Дело должны найти для себя женщины — вот в чем видел Дмитрий Иванович сердцевину модного тогда «женского вопроса».

— Противны мужчины-шалопаи, — говорил он, — противны также и женщины-шалопаи… Не стремление к равноправию, а желание не шалопайничать, работать — в этом все и хорошее в женском вопросе.

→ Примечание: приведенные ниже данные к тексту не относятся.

UCF_DEV double shfl_down1(double v) { return __shfl_down(v, 1, 64); }
UCF_DEV double shift_down1(double x)
{
    const int lo = __double2loint(x), hi = __double2hiint(x);
    const int l2 = __builtin_amdgcn_update_dpp(lo, lo, 0x130, 0xf, 0xf, false);
    const int h2 = __builtin_amdgcn_update_dpp(hi, hi, 0x130, 0xf, 0xf, false);
    return __hiloint2double(h2, l2);
}
UCF_DEV cplx shfl_down1(cplx v) { return cmake(shift_down1(v.re), shift_down1(v.im)); }
UCF_DEV cplx bcast0(cplx v) { return cmake(__shfl(v.re, 0, 64), __shfl(v.im, 0, 64)); }
UCF_DEV double wave_max(double v)
// ... 608 lines not shown
#if UCF_FAST && UCF_DH_PACK
UCF_DEV cplx lane_gather(cplx v, int src) { return cmake(__shfl(v.re, src, 64), __shfl(v.im, src, 64)); }
template <int W>
UCF_DEV cplx qd_quotient_groups(cplx qn, cplx enn, cplx enew, bool valid, int lane)
{
    const double m = fmax(fabs(enew.re), fabs(enew.im));
    const unsigned long long bal = __builtin_amdgcn_ballot_w64(valid && !(m < 1.0e150 && m > 1.0e-150));
    const double r = fast_rcp(__builtin_fma(enew.re, enew.re, enew.im * enew.im));
    const cplx num = cmul(qn, enn);
    cplx res = cmake((num.re * enew.re + num.im * enew.im) * r, (num.im * enew.re - num.re * enew.im) * r);
    if (__builtin_expect(bal != 0, 0)) {
        const bool mine = ((bal >> (lane & ~(W - 1))) & ((1ull << W) - 1)) != 0;
        const cplx scaled = cdiv(cmul(qn, enn), enew);
        if (mine) res = scaled;
    }
    return res;
}
template <int W>
UCF_DEV void qd_step(cplx& q, cplx& en, int r, int M, int lane, bool occ, lds_c* dcol, int pitch)
{
    const int l = lane & (W - 1);
    const cplx qn = shfl_down1(q);
    const cplx enew = cadd(csub(qn, q), en);
    if (l == 0 && occ) {
        dcol[(size_t)(2 * r - 1) * pitch] = make_double2(-q.re, -q.im);
        dcol[(size_t)(2 * r) * pitch] = make_double2(-enew.re, -enew.im);
    }
    if (r < M) {
        const cplx enn = shfl_down1(enew);
        const bool valid = occ && l <= 2 * (M - r - 1) + 1;
        if constexpr (W == UCF_WAVE) q = qd_quotient(qn, enn, enew, valid);
        else q = qd_quotient_groups<W>(qn, enn, enew, valid, lane);
        en = enn;
    }
}
UCF_DEV void dehoog_qd_tile(const ucf_dev_params& P, int lane, int ncur, const double* __restrict__ tD4, lds_c* lds, lds_c* tileB,
                            int pitch, int* zflag, ucf_stats* st)
{
    const int M = P.M, np = P.np;
    const int r32 = (M - 15 > 1) ? M - 15 : 1, r16 = (M - 7 > 1) ? M - 7 : 1;
    const cplx c0 = cmake(0.0, 0.0);
    for (int tq = 0; tq < ncur; tq += 2) {
        cplx Qq = c0, Qe = c0;
        int present = 0;
        for (int hf = 0; hf < 2 && tq + hf < ncur; hf++) {
            const int tt = tq + hf;
            const double tee = 2.0 * tD4[tt];
            const double sigma = P.alpha - P.logtol / (2.0 * tee);
            cplx tl = c0;
            if (lane < np) { const lds_c v = lds[lane * pitch + tt]; tl = cmake(v.x, v.y); }
            const cplx p = cmake(sigma, UCF_PI * lane / tee);
            cplx Pq = c0, Pe = c0;
            for (int which = 0; which < 2; which++) {
                lds_c* col = (which ? tileB : lds) + tt;
                cplx q;
                const bool some = qd_start(which ? cmul(tl, p) : tl, M, lane, st, col, &q);
                const bool live = __builtin_amdgcn_ballot_w64(some) != 0;
                if (lane == 0) zflag[2 * tt + which] = !live;
                if (!live) continue;
                cplx en = c0;
                for (int r = 1; r < r32; r++) qd_step<UCF_WAVE>(q, en, r, M, lane, true, col, pitch);
                present |= 1 << (2 * hf + which);
                const cplx gq = lane_gather(q, lane & 31), ge = lane_gather(en, lane & 31);
                if ((lane >> 5) == which) { Pq = gq; Pe = ge; }
            }
            if (((present >> (2 * hf)) & 3) == 0) continue;
            {
                const int g = lane >> 5;
                const bool occ = (present >> (2 * hf + g)) & 1;
                lds_c* col = (g ? tileB : lds) + tt;
                for (int r = r32; r < r16; r++) qd_step<32>(Pq, Pe, r, M, lane, occ, col, pitch);
                const int src = ((lane >> 4) & 1) * 32 + (lane & 15);
                const cplx gq = lane_gather(Pq, src), ge = lane_gather(Pe, src);
                if ((lane >> 5) == hf) { Qq = gq; Qe = ge; }
            }
        }
        if (present == 0) continue;
        const int g = lane >> 4;
        const bool occ = (present >> g) & 1;
        lds_c* col = ((g & 1) ? tileB : lds) + tq + (g >> 1);
        for (int r = r16; r <= M; r++) qd_step<16>(Qq, Qe, r, M, lane, occ, col, pitch);
    }
}
#endif

UCF_DEV double dehoog_cf_lane(const lds_c* dcol, int pitch, int M, double alpha, double logtol, double t, double tee)
{
    const double gamma = alpha - logtol / (2.0 * tee);
    const lds_c v0 = dcol[0];
    const cplx d0 = cmake(v0.x, v0.y);
    cplx Am2 = cmake(0.0, 0.0), Am1 = d0, Bm2 = cmake(1.0, 0.0), Bm1 = cmake(1.0, 0.0);
    const cplx z = cexp_(cdivr(cscale(cscale(cmake(0.0, 1.0), UCF_PI), t), tee));
    for (int n = 1; n <= 2 * M - 1; n++) {
        const lds_c v = dcol[(size_t)n * pitch];
        const cplx d = cmake(v.x, v.y);
        const cplx An = cadd(Am1, cmul(cmul(d, Am2), z));
        const cplx Bn = cadd(Bm1, cmul(cmul(d, Bm2), z));
        Am2 = Am1; Am1 = An; Bm2 = Bm1; Bm1 = Bn;
    }
    const lds_c vq = dcol[(size_t)(2 * M - 1) * pitch], ve = dcol[(size_t)(2 * M) * pitch];
    const cplx dlast_q = cmake(vq.x, vq.y), dlast_e = cmake(ve.x, ve.y);
    const cplx brem = cdivr(radd(1.0, cmul(csub(dlast_q, dlast_e), z)), 2.0);
    const cplx inner = csqrt_(radd(1.0, cdiv(cmul(dlast_e, z), cmul(brem, brem))));
    const cplx rem = cneg(cmul(brem, rsub(1.0, inner)));
    const cplx A2M = cadd(Am1, cmul(rem, Am2));
    const cplx B2M = cadd(Bm1, cmul(rem, Bm2));
    return exp(gamma * t) / tee * cdiv(A2M, B2M).re;
}

template <int G>
UCF_DEV void shift_down_sets(const cplx (&in)[G], cplx (&out)[G], int lane)
{
#pragma unroll
    for (int g = 0; g < G; g++) {
        const cplx a = shfl_down1(in[g]);
        const cplx nx = (g + 1 < G) ? bcast0(in[g + 1 < G ? g + 1 : g]) : a;
        out[g] = (lane == 63 && g + 1 < G) ? nx : a;
    }
}

template <int G>
UCF_DEV double dehoog_sets(const cplx (&f)[G], int M, double alpha, double logtol, double t, double tee, int lane,
                           ucf_stats* st)
{
    const int n2 = 2 * M;
    double mag = 0.0;
    cplx ff[G], q[G], e[G];
    bool nans[G];
#pragma unroll
    for (int g = 0; g < G; g++) {
        const int i = lane + 64 * g;
        const bool act = i <= n2;
        double m1 = act ? cabs_(f[g]) : 0.0;
        if (d_isnan(m1)) m1 = 0.0;
        mag = fmax(mag, m1);
        const bool nanp = act && (d_isnan(f[g].re) || d_isnan(f[g].im));
        nans[g] = nanp;
        ff[g] = (nanp || !act) ? cmake(act ? 0.0 : 1.0, 0.0) : f[g];
    }
    const double mx = wave_max(mag);
    if (!(mx > UCF_DBL_MIN)) {
        if (st) stat_add(&st->zero_vectors, lane == 0);
        return 0.0;
    }
    if (st) {
#pragma unroll
        for (int g = 0; g < G; g++) stat_add(&st->nan_scrubbed, nans[g]);
    }
    const double gamma = alpha - logtol / (2.0 * tee);
    const cplx ff0 = bcast0(ff[0]);
    const cplx d0 = cdivr(ff0, 2.0);
    cplx fn[G];
    shift_down_sets<G>(ff, fn, lane);
#pragma unroll
    for (int g = 0; g < G; g++) {
        const int i = lane + 64 * g;
        q[g] = (i == 0) ? cdiv(fn[g], d0) : cdiv(fn[g], ff[g]);
        if (i > n2 - 1) q[g] = cmake(1.0, 0.0);
        e[g] = cmake(0.0, 0.0);
    }
    cplx Am2 = cmake(0.0, 0.0), Am1 = d0, Bm2 = cmake(1.0, 0.0), Bm1 = cmake(1.0, 0.0);
    const cplx z = cexp_(cdivr(cscale(cscale(cmake(0.0, 1.0), UCF_PI), t), tee));
    cplx dlast_q = cmake(0.0, 0.0), dlast_e = cmake(0.0, 0.0);
    for (int r = 1; r <= M; r++) {
        cplx qn[G], en[G], enew[G];
        shift_down_sets<G>(q, qn, lane);
        shift_down_sets<G>(e, en, lane);
#pragma unroll
        for (int g = 0; g < G; g++) {
            const int i = lane + 64 * g;
            enew[g] = cadd(csub(qn[g], q[g]), en[g]);
            if (i > 2 * (M - r)) enew[g] = cmake(1.0, 0.0);
        }
        const cplx dq = cneg(bcast0(q[0]));
        const cplx de = cneg(bcast0(enew[0]));
        {
            cplx An = cadd(Am1, cmul(cmul(dq, Am2), z));
            cplx Bn = cadd(Bm1, cmul(cmul(dq, Bm2), z));
            Am2 = Am1; Am1 = An; Bm2 = Bm1; Bm1 = Bn;
        }
        if (r < M) {
            cplx An = cadd(Am1, cmul(cmul(de, Am2), z));
            cplx Bn = cadd(Bm1, cmul(cmul(de, Bm2), z));
            Am2 = Am1; Am1 = An; Bm2 = Bm1; Bm1 = Bn;
            cplx enn[G];
            shift_down_sets<G>(enew, enn, lane);
#pragma unroll
            for (int g = 0; g < G; g++) {
                const int i = lane + 64 * g;
                q[g] = cdiv(cmul(qn[g], enn[g]), enew[g]);
                if (i > 2 * (M - r - 1) + 1) q[g] = cmake(1.0, 0.0);
// ... 824 lines not shown
                } else {
                    cplx acc = cadd(lds_ld(accCur, z, lane), cscale(val, P.tab_premul ? 1.0 : P.gl_w[m]));
                    if (m == ngl - 1) {
                        const double lob = P.j0z[sv + jj - 1] / rD;
                        const double hib = P.j0z[sv + jj] / rD;
                        acc = rscale((hib - lob) / 2.0, acc);
                        areas[(size_t)(jj * nz + z) * UCF_WAVE + lane] = make_double2(acc.re, acc.im);
                        acc = cmake(0.0, 0.0);
                    }
                    lds_st(accCur, z, lane, acc);
                }
            }
            if (!ts && ++m == ngl) { m = 0; jj++; }
        }
        for (int s = 0; s < (R + 1) * nz; s++) sti[(size_t)s * UCF_WAVE + lane] = lds[s * UCF_WAVE + lane];
        if (lane == 0) ndone[pt] = nabs;
    }
}

template <int LAYOUT, int PART, bool WREG, int MODE = 0>
__global__ void __launch_bounds__(UCF_WAVE, (LAYOUT == 0 || (WREG && MODE != 1)) ? 3 : 4)
finish_kernel(const ucf_dev_params P, int npts, int per_point, int nr, int nsv, int svmin,
              const double* __restrict__ tDv, const double* __restrict__ rDv, const int* __restrict__ svv,
              double* __restrict__ hout, double* __restrict__ dhout, ucf_stats* st, int nt, int ir0,
              double2* __restrict__ totlap, const double2* __restrict__ state, const int* __restrict__ ndone, int* __restrict__ defer)
{
    extern __shared__ lds_c lds[];
    const int lane = threadIdx.x;
    const int nz = P.nz, R = P.R, nacc = P.nacc;
    const int nabs = P.N + nacc * P.ngl;
    lds_c* accTS = lds;
    lds_c* scr = lds + (size_t)R * nz * UCF_WAVE;
    const int nloop = (MODE == 2) ? defer[0] : npts;
    for (int wi = blockIdx.x; wi < nloop; wi += gridDim.x) {
        const int pt = (MODE == 2) ? defer[1 + wi] / nz : wi;
        const int zsel = (MODE == 2) ? defer[1 + wi] % nz : 0;
        if (MODE != 2 && ndone[pt] < nabs) continue;
        const work_item W = decode_item<LAYOUT>(P, pt, lane, per_point, nr, nt, ir0, npts);
        const double tD = tDv[W.it], rD = rDv[W.ir];
        const int sv = (LAYOUT == 1) ? svmin : svv[W.it];
        const double tee = 2.0 * tD;
        const double sigma = P.alpha - P.logtol / (2.0 * tee);
        const cplx p = cmake(sigma, UCF_PI * W.mlap / tee);
        const double arg = P.j0z[sv - 1] / rD;
        const double2* __restrict__ sti = state + (size_t)pt * state_slots(P) * UCF_WAVE;
        for (int s = 0; s < R * nz; s++) lds[s * UCF_WAVE + lane] = sti[(size_t)s * UCF_WAVE + lane];
        finish_item<LAYOUT, PART, WREG, MODE>(P, accTS, scr, nullptr, sti + (size_t)(R + 1) * nz * UCF_WAVE, arg, W, pt, tD, tee, p, st, nt, ir0,
                                              totlap, hout, dhout, zsel, (MODE == 2) ? zsel + 1 : nz, (MODE == 1) ? defer : nullptr);
    }
}

#ifndef UCF_DH_TILE
#define UCF_DH_TILE 4
#endif
#if UCF_TU_HAS(1) || UCF_TU_HAS(3)
#ifndef UCF_DH_WAVES
#define UCF_DH_WAVES 4
#endif
template <int TU, bool BIG>
__global__ void __launch_bounds__(UCF_WAVE, BIG ? 4 : UCF_DH_WAVES)
dehoog_tiles_kernel(const ucf_dev_params P, int nt, int nr, int ir0, int nrc, const double* __restrict__ tDv,
                    const double2* __restrict__ totlap, double* __restrict__ hout, double* __restrict__ dhout,
                    ucf_stats* st)
{
    extern __shared__ lds_c lds[];
    const int lane = threadIdx.x;
    const int nz = P.nz, np = P.np;
    const int ntile = (nt + UCF_DH_TILE - 1) / UCF_DH_TILE;
    const long long nwork = (long long)nrc * ntile;
    const int pitch = UCF_DH_TILE + 1;
    lds_c* tileB = lds + (size_t)np * pitch;
    int* zflag = (int*)(tileB + (size_t)np * pitch);
    for (long long w = blockIdx.x; w < nwork; w += gridDim.x) {
        const int irl = (int)(w / ntile), it0 = (int)(w % ntile) * UCF_DH_TILE;
        const int ncur = (nt - it0 < UCF_DH_TILE) ? nt - it0 : UCF_DH_TILE;
        for (int z = 0; z < nz; z++) {
            const double2* src = totlap + ((size_t)irl * nz + z) * np * nt;
            for (int e = lane; e < np * UCF_DH_TILE; e += UCF_WAVE) {
                const int m = e / UCF_DH_TILE, tt = e % UCF_DH_TILE;
                if (tt < ncur) lds[m * pitch + tt] = src[(size_t)m * nt + it0 + tt];
            }
            __syncthreads();
            if constexpr (!BIG) {
#if UCF_FAST && UCF_DH_PACK
                dehoog_qd_tile(P, lane, ncur, tDv + it0, lds, tileB, pitch, zflag, st);
#else
                for (int tt = 0; tt < ncur; tt++) {
                    const double tD = tDv[it0 + tt];
                    const double tee = 2.0 * tD;
                    const double sigma = P.alpha - P.logtol / (2.0 * tee);
                    cplx tl = cmake(0.0, 0.0);
                    if (lane < np) { const lds_c v = lds[lane * pitch + tt]; tl = cmake(v.x, v.y); }
                    const cplx p = cmake(sigma, UCF_PI * lane / tee);
                    bool z0, z1;
                    dehoog_qd_wave(tl, P.M, lane, st, &z0, lds + tt, pitch);
                    dehoog_qd_wave(cmul(tl, p), P.M, lane, st, &z1, tileB + tt, pitch);
                    if (lane == 0) { zflag[2 * tt] = z0; zflag[2 * tt + 1] = z1; }
                }
#endif
                __syncthreads();
                if (lane < 2 * ncur) {
                    const int tt = lane >> 1, which = lane & 1;
                    const int it = it0 + tt;
                    const double tD = tDv[it];
                    double val = 0.0;
                    if (!zflag[lane]) val = dehoog_cf_lane((which ? tileB : lds) + tt, pitch, P.M, P.alpha, P.logtol, tD, 2.0 * tD);
                    const size_t o = ((size_t)it * nr + ir0 + irl) * P.nz_out + P.z_off + z;
                    if (which) dhout[o] = val * tD;
                    else hout[o] = val;
                }
            } else {
                for (int tt = 0; tt < ncur; tt++) {
                    const int it = it0 + tt;
                    const double tD = tDv[it];
                    const double tee = 2.0 * tD;
                    const double sigma = P.alpha - P.logtol / (2.0 * tee);
                    double hval, dval;
                    auto ld = [&](int i) { const lds_c v = lds[i * pitch + tt]; return cmake(v.x, v.y); };
                    if (np <= 2 * UCF_WAVE) dehoog_big<2>(ld, np, P.M, P.alpha, P.logtol, sigma, tD, tee, lane, st, &hval, &dval);
                    else dehoog_big<4>(ld, np, P.M, P.alpha, P.logtol, sigma, tD, tee, lane, st, &hval, &dval);
                    if (lane == 0) {
                        const size_t o = ((size_t)it * nr + ir0 + irl) * P.nz_out + P.z_off + z;
                        hout[o] = hval;
                        dhout[o] = dval;
                    }
                }
            }
            __syncthreads();
        }
    }
}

Каждое лето менделеевская семья выезжала в Боблово. В новом доме, построенном по бумажному макету самого Дмитрия Ивановича, самой большой комнатой был его кабинет. Здесь стояли полки с книгами, узкая деревянная кровать, письменный стол, большое кресло, несколько стульев, да в углу на полу навалены были яблоки, которые разрешалось брать всем, кто сколько пожелает.

Обычно в Боблове Дмитрий Иванович отдыхал, не писал, а только читал, гулял, сидел в «колонии» — так назывался уголок сада, обрабатываемый младшими детьми. Но больше трех недель такой жизни он не выдерживал и уезжал либо в Петербург, либо за границу. Как-то раз в его отсутствие гостившая в Боблове Озаровская, перебирая книги на полке в кабинете Менделеева, с изумлением обнаружила детективные романы с «ужасами»: «Фиакр № 113», «Огненная женщина» и т. п. Тогда она впервые подумала о странности литературных вкусов Дмитрия Ивановича. А он в скором времени подлил масла в огонь: вернувшись из-за границы, радостно сказал ей:

— Что я из Парижа привез! Всего Дюма купил!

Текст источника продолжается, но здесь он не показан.